There is no guarantee he will be happy about ir nor accept it. Especially when he has made it clear that he doesnt want another child. Its very blaze and irresponsible of the op to just think he will come around and in that sense she isnt taking her partners feelings seriously.

Gonnagetgoing · 08/02/2022 09:25

hmm it's tricky. He should be sorting contraception now but he should also be thinking and chatting properly with you as to why he doesn't want another baby. Not just, he doesn't want another baby and that's that, done deal!

I also wouldn't fall pregnant accidentally and expect things to miraculously work out and no resentment on his side. That needs sorting ASAP.

I recall a few years ago I was approx 41/42 and seeing a boyfriend (had then been 4 months) - things were going really well and he said he loved me at the 3 month stage (maybe too soon but I don't think it was lovebombing).

He knew I potentially wanted kids but he had a teenager from a previous relationship and he'd also been adopted as a baby and was a bit messed up over that. He actually went along with it with me, encouraged us to try etc. Then suddenly he said no, one reason was his ex had left a lot of the "fathering" to him, shopping with baby in buggy by himself etc - probably just doing his share. But he also recalled how his son as a toddler/baby cried a lot, sleepless nights for him and he didn't want to go back there. We ended not long after that, not for this reason though.

FFW a few years, he's now married to a woman who has twin girls under 10, one of whom is seriously ill and needs regular hospital treatment and she also has a young son from another relationship. He has a very good job so is the breadwinner and his teenager is now an adult and at uni/first job. Kind of ironic that he's taken this on - the girls were approx 5-6 when he met their mum.

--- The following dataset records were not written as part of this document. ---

struct bbh_scatter_args {
  const unsigned char* src;
  unsigned char* dst[4];
  size_t off[4], bytes[4];
  unsigned char* zero;
  size_t zero_bytes;
  int* flag;
  int flag_value;
};
__global__ __launch_bounds__(256) void bbh_scatter_kernel(const bbh_scatter_args a) {
  const int r = blockIdx.y;
  const size_t i = ((size_t)blockIdx.x * 256 + threadIdx.x) * 8;
  if (a.flag && r == 0 && blockIdx.x == 0 && threadIdx.x == 0) __hip_atomic_store(a.flag, a.flag_value, __ATOMIC_RELAXED, __HIP_MEMORY_SCOPE_SYSTEM);
  if (r == 4) {
    if (i + 8 <= a.zero_bytes) *(unsigned long long*)(a.zero + i) = 0ull;
    return;
// ... 172 lines not shown
  {
    double uf[BBH_MAX_FACTORS] = {1.0, 1.0, 1.0, 1.0};
    for (int f = 0; f < ks.F; f++) uf[f] = (ks.F > 1 ? theta[ks.fos_off + f] : 1.0) * kf[f];
    for (int f = 0; f < ks.F; f++) wf[f] = ks.F > 1 ? bbh_combine_weight(ks.F, ks.combine, ks.grp, uf, f) : 1.0;
  }
  const double kb = bbh_kcomp(ks, theta, r2);
  double* prow = partial + ((int64_t)(a * gridDim.y + blockIdx.y) * 4 + wave) * nslots;
  {
    double v = (a == bb) ? G * nmask[a] : 0.0;
#pragma unroll
    for (int o = 32; o > 0; o >>= 1) v += __shfl_down(v, o, 64);
    if (lane == 0) {
      prow[TH_NOISE] = hoff >= 0 ? 0.0 : v;
      if (hoff >= 0)
        for (int t = 0; t < T; t++) {
          prow[hoff + t] = (t == ta) ? v : 0.0;
          prow[hoff + T + t] = 0.0;
        }
    }
  }
  {
    double v = ks.use_os ? G * kb * Bab : 0.0;
#pragma unroll
    for (int o = 32; o > 0; o >>= 1) v += __shfl_down(v, o, 64);
    if (lane == 0) {
      prow[TH_OS] = v;
      prow[TH_MEAN] = 0.0;
    }
  }
  for (int f = 0; f < ks.F; f++) {
    const double fos = ks.F > 1 ? theta[ks.fos_off + f] : 1.0;
    const double Gg = G * bbh_gfun(ks.kind[f], r2[f], ks.jb, al[f]) * os * Bab * wf[f] * fos;
    for (int j = 0; j < dn; j++) {
      const double l = theta[ks.ls_off[f] + j];
      const double xa = xnT[(int64_t)j * np + a], xb = xnT[(int64_t)j * np + bb];
      double v, vp = 0.0;
      if (ks.kind[f] == BBH_KERNEL_PERIODIC) {
        const double pl = theta[ks.per_off + f * dn + j], u = M_PI * (xa - xb) / pl, sn = sin(u);
        v = Gg * sn * sn / (l * l);
        vp = Gg * sin(2.0 * u) * M_PI * (xa - xb) / (l * pl * pl);
      } else {
        v = Gg * (BBH_KIND_IS_DOT(ks.kind[f]) ? xa * xb : (xa - xb) * (xa - xb)) / (l * l * l);
      }
#pragma unroll
      for (int o = 32; o > 0; o >>= 1) v += __shfl_down(v, o, 64);
      if (lane == 0) prow[ks.ls_off[f] + j] = v;
      if (ks.per_off >= 0) {
#pragma unroll
        for (int o = 32; o > 0; o >>= 1) vp += __shfl_down(vp, o, 64);
        if (lane == 0) prow[ks.per_off + f * dn + j] = vp;
      }
    }
    if (ks.F > 1) {
      double v = G * os * Bab * wf[f] * kf[f];
#pragma unroll
      for (int o = 32; o > 0; o >>= 1) v += __shfl_down(v, o, 64);
      if (lane == 0) prow[ks.fos_off + f] = v;
    }
    if (ks.alpha_off >= 0) {
      double v = 0.0;
      if (ks.kind[f] == BBH_KERNEL_RQ) {
        const double u = r2[f] / (2.0 * al[f]);
        v = G * os * Bab * wf[f] * fos * kf[f] * (u / (1.0 + u) - log1p(u));
      } else if (BBH_KIND_IS_POLY(ks.kind[f])) {
        const int pw = ks.kind[f] - BBH_KERNEL_POLY1 + 1;
        v = G * os * Bab * wf[f] * fos * (double)pw * bbh_powi(r2[f] + al[f], pw - 1);
      }
#pragma unroll
      for (int o = 32; o > 0; o >>= 1) v += __shfl_down(v, o, 64);
      if (lane == 0) prow[ks.alpha_off + f] = v;
    }
  }
  if (T > 1) {
    const double gk = G * kb * os;
    for (int c = 0; c < T * T; c++) {
      double v = (c == ta * T + tb) ? gk : 0.0;
#pragma unroll
      for (int o = 32; o > 0; o >>= 1) v += __shfl_down(v, o, 64);
      if (lane == 0) prow[TH_LS + dn + c] = v;
    }
  }
}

Ducksurprise · 08/02/2022 09:26

Its very blaze and irresponsible fuck me, always the woman's fault. The only person here being irresponsible is really DH.

JonSnowIsALoser · 08/02/2022 09:27

The "rapey" comment upthread refers to the fact that if a man and a woman agree to have consensual sex with a condom, but he doesn't use one or secretly takes it off, exposing her to the risk of STD or unwanted pregnancy, it is considered rape.

It's obviously completely not relevant to OP's situation, however.

gingerhills · 08/02/2022 09:28

He knows how babies are made, right? I'd stop reminding him. You want a baby. He wants to have sex without protection. He can hardly blame you if that happens., If he is absolutely certain no more children, he needs to get a vasectomy.

BoredZelda · 08/02/2022 09:28

If he is having unprotected sex, he can’t be too bothered about having a new baby.

girlmom21 · 08/02/2022 09:30

[quote Lemis]**@girlmom21* there would be an uproar if a guy knew his partner didnt want a baby* but clearly not respecting that, taking it seriously and putting his OWN wants over hers.

If his attitude was well i want a baby so i wl happily impregnate her i think you find people on her would be telling him off.

It should be no different for a woman[/quote]
Oh ok, so you're talking about a man who won't allow his wife to use contraception and repeatedly rapes her because he wants a baby? Not really the same, is it....

UKorNZdilemma · 08/02/2022 09:36

@coracrawley1

Honestly I'm going to have to stop reading MN (after a million years) because the level of comprehension has fallen so far & the calls of rape (for oerfectly normal stuff couples do/say) is ridiculous. OP's having to continually repeat things they've posted because others are going off on a daft tangent... it's become entirely bonkers!!

I think your DH is probably trying to avoid the pressure to conceive or something like that.

He's an adult, he knows how babies are made & how to prevent them being made but is choosing not to prevent the possibility, when he knows you want a baby. He's making the choice to keave it up to nature. It's a shame really as it's making you unsettled and neither of you are getting to enjoy the feelings that you could be

The sensible thing is to have another conversation about 'why' he doesn't want another one, but in your situation, with your DH, I'd just be upping my chances of getting pregnant!!